_Stored items_
def flash_attn(q, k, vt, out, heads, head_dim, scale, kv_batch_div=1):
    d = lib.AttnDesc()
    d.head_dim, d.heads, d.batch, d.tq, d.tk = head_dim, heads, q.shape[0], q.shape[1], k.shape[1]
    d.kv_batch_div = kv_batch_div
    d.Q, d.ldq, d.strideQ = q.data_ptr(), q.stride(1), q.stride(0)
    d.K, d.ldk, d.strideK = k.data_ptr(), k.stride(1), k.stride(0)
    d.Vt, d.ldvt, d.strideVt = vt.data_ptr(), vt.stride(1), vt.stride(0)
    d.O, d.ldo, d.strideO = out.data_ptr(), out.stride(1), out.stride(0)
    d.scale = scale
    lib.call("dvd_flash_attn", C.byref(d), stream_ptr())
    return out


def layernorm_rows(x, c, gamma=None, beta=None, shift=None, scale=None, mod_rows=1, eps=1e-6):
    rows = x.shape[0]
    out = torch.empty(rows, c, dtype=torch.float16, device=x.device)
    lib.call("dvd_layernorm_rows", ptr(x), x.stride(0), 0, ptr(out), c, 0, 1, rows, c, ptr(gamma), ptr(beta), ptr(shift),
             ptr(scale), (shift.stride(0) if shift is not None and shift.dim() > 1 else 0), mod_rows, C.c_float(eps),
             stream_ptr())
    return out


def dwconv3x3(x16, w9c, b, n, side):
    out = torch.empty_like(x16)
    lib.call("dvd_dwconv3x3", ptr(x16), ptr(out), ptr(w9c), ptr(b), n, side, x16.shape[-1], stream_ptr())
    return out


def embed_obs_ln(x, w, b, pos):
    n, _, g, _ = x.shape
    T = (g // 2) ** 2
    tok = torch.empty(n * T, 384, dtype=torch.float32, device=x.device)
    ln = torch.empty(n * T, 384, dtype=torch.float16, device=x.device)
    lib.call("dvd_embed_obs_ln", ptr(x), ptr(w), ptr(b), ptr(pos), ptr(tok), ptr(ln), n, g, stream_ptr())
    return tok, ln


def small_linear(x, w, b, act_in=0, act_out=0, kmod=None):
    m = x.shape[0]
    n, k = w.shape
    y = torch.empty(m, n, dtype=torch.float32, device=x.device)
    lib.call("dvd_small_linear", ptr(x), x.stride(0), ptr(w), ptr(b), ptr(y), n, m, k, n, kmod or k, act_in, act_out,
             stream_ptr())
    return y


def final_tokens(z, gamma, beta, shift, scale, w8, b8, init_flow, n, g):
    x0 = torch.empty(n, 2, g, g, dtype=torch.float32, device=z.device)
    tok8 = torch.empty(z.shape[0], 8, dtype=torch.float32, device=z.device)
    lib.call("dvd_final_tokens", ptr(z), ptr(gamma), ptr(beta), ptr(shift), ptr(scale), 0, z.shape[0], ptr(w8), ptr(b8),
             ptr(init_flow), ptr(x0), ptr(tok8), n, g, stream_ptr())
    return x0, tok8


def posenc(z, hs, ws, htab, wtab, n, side):
    c = z.shape[-1]
    chunks = 8
    part = torch.empty(n * chunks * c, dtype=torch.float32, device=z.device)
    pooled = torch.empty(n, c, dtype=torch.float32, device=z.device)
    lib.call("dvd_colmean", ptr(z), ptr(part), ptr(pooled), n, side * side, c, chunks, stream_ptr())
    lib.call("dvd_posenc_add", ptr(z), ptr(hs), ptr(ws), ptr(htab), ptr(wtab), n, side, c, stream_ptr())
    return pooled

_Your objective_
Reproduce the data. Match each line exactly.

_Output of the exercise_
def flash_attn(q, k, vt, out, heads, head_dim, scale, kv_batch_div=1):
    d = lib.AttnDesc()
    d.head_dim, d.heads, d.batch, d.tq, d.tk = head_dim, heads, q.shape[0], q.shape[1], k.shape[1]
    d.kv_batch_div = kv_batch_div
    d.Q, d.ldq, d.strideQ = q.data_ptr(), q.stride(1), q.stride(0)
    d.K, d.ldk, d.strideK = k.data_ptr(), k.stride(1), k.stride(0)
    d.Vt, d.ldvt, d.strideVt = vt.data_ptr(), vt.stride(1), vt.stride(0)
    d.O, d.ldo, d.strideO = out.data_ptr(), out.stride(1), out.stride(0)
    d.scale = scale
    lib.call("dvd_flash_attn", C.byref(d), stream_ptr())
    return out


def layernorm_rows(x, c, gamma=None, beta=None, shift=None, scale=None, mod_rows=1, eps=1e-6):
    rows = x.shape[0]
    out = torch.empty(rows, c, dtype=torch.float16, device=x.device)
    lib.call("dvd_layernorm_rows", ptr(x), x.stride(0), 0, ptr(out), c, 0, 1, rows, c, ptr(gamma), ptr(beta), ptr(shift),
             ptr(scale), (shift.stride(0) if shift is not None and shift.dim() > 1 else 0), mod_rows, C.c_float(eps),
             stream_ptr())
    return out


def dwconv3x3(x16, w9c, b, n, side):
    out = torch.empty_like(x16)
    lib.call("dvd_dwconv3x3", ptr(x16), ptr(out), ptr(w9c), ptr(b), n, side, x16.shape[-1], stream_ptr())
    return out


def embed_obs_ln(x, w, b, pos):
    n, _, g, _ = x.shape
    T = (g // 2) ** 2
    tok = torch.empty(n * T, 384, dtype=torch.float32, device=x.device)
    ln = torch.empty(n * T, 384, dtype=torch.float16, device=x.device)
    lib.call("dvd_embed_obs_ln", ptr(x), ptr(w), ptr(b), ptr(pos), ptr(tok), ptr(ln), n, g, stream_ptr())
    return tok, ln


def small_linear(x, w, b, act_in=0, act_out=0, kmod=None):
    m = x.shape[0]
    n, k = w.shape
    y = torch.empty(m, n, dtype=torch.float32, device=x.device)
    lib.call("dvd_small_linear", ptr(x), x.stride(0), ptr(w), ptr(b), ptr(y), n, m, k, n, kmod or k, act_in, act_out,
             stream_ptr())
    return y


def final_tokens(z, gamma, beta, shift, scale, w8, b8, init_flow, n, g):
    x0 = torch.empty(n, 2, g, g, dtype=torch.float32, device=z.device)
    tok8 = torch.empty(z.shape[0], 8, dtype=torch.float32, device=z.device)
    lib.call("dvd_final_tokens", ptr(z), ptr(gamma), ptr(beta), ptr(shift), ptr(scale), 0, z.shape[0], ptr(w8), ptr(b8),
             ptr(init_flow), ptr(x0), ptr(tok8), n, g, stream_ptr())
    return x0, tok8


def posenc(z, hs, ws, htab, wtab, n, side):
    c = z.shape[-1]
    chunks = 8
    part = torch.empty(n * chunks * c, dtype=torch.float32, device=z.device)
    pooled = torch.empty(n, c, dtype=torch.float32, device=z.device)
    lib.call("dvd_colmean", ptr(z), ptr(part), ptr(pooled), n, side * side, c, chunks, stream_ptr())
    lib.call("dvd_posenc_add", ptr(z), ptr(hs), ptr(ws), ptr(htab), ptr(wtab), n, side, c, stream_ptr())
    return pooled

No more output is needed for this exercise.